Financier (Minicake de almendra y mantequilla tostada)
Los financiers son pequeños pasteles franceses basados en dos ingredientes clave: mantequilla tostada y harina de almendras. La mantequilla se calienta hasta que los sólidos lácteos se caramelizan hasta obtener un color marrón avellana, una etapa llamada beurre noisette, que produce un aroma profundo y tostado que la mantequilla derretida normal no puede replicar. Esta mantequilla tostada se combina con harina de almendras, azúcar glas, una pequeña cantidad de harina de repostería y claras de huevo, luego se vierte en moldes rectangulares y se hornea hasta que los bordes se oscurecen y la superficie forma una costra fina y crujiente. En el interior, los aceites de la almendra y la grasa de la mantequilla mantienen la miga excepcionalmente húmeda y densa.

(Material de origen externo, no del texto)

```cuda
int refine_launch(const agb_desc &d, Workspace &W, const void *d_text, uint64_t n, cudaStream_t st, bool *ran)
{
	RefineParams P; memset(&P, 0, sizeof P);
	*ran = false;
	if (n == 0 || !refine_geometry(d, P)) return AGB_OK;
	const uint64_t n_chunks = (n + 15) / 16, n_words = (n_chunks + 31) / 32;
	P.text = (const uint8_t *)d_text; P.bitmap = W.bitmap; P.out = W.bitmap2; P.warp_counts = W.range_counts;
	P.n = n; P.n_chunks = n_chunks; P.n_words = n_words; P.desc = W.d_desc;
	P.fold = d.anchor_fold; P.amask = d.anchor_mask; P.na = d.n_anchors; P.k = d.k; P.pat_len = d.pat_len;
	for (int i = 0; i < d.n_anchors; i++) { P.anchor[i] = d.anchor[i]; P.off[i] = d.anchor_off[i]; }
	{
		bool distinct = true;
		for (int i = 0; i < d.n_anchors; i++) for (int j = 0; j < i; j++) if (d.anchor[i] == d.anchor[j]) distinct = false;
		P.one = 1; P.scale = 1;
		for (int i = d.anchor_len; i < 4; i++) P.scale <<= 8;
		P.poly = (distinct && poly_setup(d.anchor, d.n_anchors, 8 * d.anchor_len, P.coef)) ? 1 : 0;
		P.n3 = 0;
		if (d.n_anchors3) {
			uint32_t c3[AGB_MAXANCHOR];
			if (!P.poly || !poly_setup(d.anchor3, d.n_anchors3, 24, c3)) return AGB_OK;
			P.n3 = d.n_anchors3;
			for (int i = 0; i < d.n_anchors3; i++) P.coef3[i] = c3[i];
		}
	}
	refine_t1_setup(d, P);
	unsigned grid = refine_grid(W, n);
	P.sm_count = W.sm_count;
	const bool costs = d.engine == AGB_ENGINE_ASEARCH1, narrow = d.M <= 31;
	int rc = costs ? refine_launch_costs(narrow, d.nrows, P, grid, st)
	       : !narrow ? refine_launch_u64(d.nrows, P, grid, st)
	       : d.nrows <= 4 ? refine_launch_u32a(d.nrows, P, grid, st) : refine_launch_u32b(d.nrows, P, grid, st);
	if (rc) return AGB_ERR_ARG;
	g_launches++;
	CUDA_TRY(cudaGetLastError());
	W.refine_ctas = grid;
	*ran = true;
	return AGB_OK;
}

unsigned refine_grid(const Workspace &W, uint64_t n)
{
	const uint64_t n_chunks = (n + 15) / 16, n_words = (n_chunks + 31) / 32, groups = (n_words + 31) / 32;
	unsigned grid = (unsigned)std::min<uint64_t>((groups + 3) / 4, (uint64_t)W.sm_count * 16);
	return grid ? grid : 1;
}

int compact_ranges_launch(Workspace &W, uint64_t n, cudaStream_t st)
{
	const uint64_t n_chunks = (n + 15) / 16, n_words = (n_chunks + 31) / 32;
	const unsigned grid = W.refine_ctas;
	k_compact_ranges<<<grid, REFINE_THREADS, 0, st>>>(W.bitmap2, n_words, W.range_offsets, W.cand, W.cand_cap); g_launches++;
	CUDA_TRY(cudaGetLastError());
	return AGB_OK;
}
```

### agrep_b200/csrc/refine_kernel.cuh

```cuda
#ifndef AGB_REFINE_KERNEL_CUH
#define AGB_REFINE_KERNEL_CUH
#include "automaton.cuh"

#define REFINE_RING1 544
#define REFINE_RING2 64
#define REFINE_RING3 128
#define REFINE_MAXG  8
#define REFINE_PAD   32

struct AnchorTable { int8_t idx[32]; uint32_t val[16], mask[16]; int8_t off[16]; int n; };
__device__ __forceinline__ uint32_t hit_windows_tab(const uint32_t (&x)[5], const AnchorTable &A)
{
	uint32_t hits = 0;
#pragma unroll
	for (int w = 0; w < 4; w++) {
		const uint32_t wv[4] = { x[w], __funnelshift_r(x[w], x[w + 1], 8), __funnelshift_r(x[w], x[w + 1], 16), __funnelshift_r(x[w], x[w + 1], 24) };
		for (int a = 0; a < A.n; a++) {
			const uint32_t V = A.val[a], M = A.mask[a];
#pragma unroll
			for (int j = 0; j < 4; j++) if ((wv[j] & M) == V) hits |= 1u << (4 * w + j);
		}
	}
	return hits;
}
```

Su nombre deriva de la forma de lingote de oro del molde tradicional, vinculándolos al distrito financiero de París, donde supuestamente se crearon como un refrigerio que los banqueros podían comer sin ensuciar sus trajes.
Ajustar porciones
Instrucciones
- 1
Caliente la mantequilla en un cazo a fuego medio hasta que se dore y huela a nuez.
- 2
Tamice y mezcle la harina de almendras, el azúcar glas y la harina de repostería.
- 3
Añada las claras de huevo y la miel a la mezcla seca y remueva suavemente.
- 4
Cuele la mantequilla tostada en la masa y mezcle hasta que se combine.
- 5
Llene los moldes de financier al 80% y hornee a 190°C durante 12-15 minutos.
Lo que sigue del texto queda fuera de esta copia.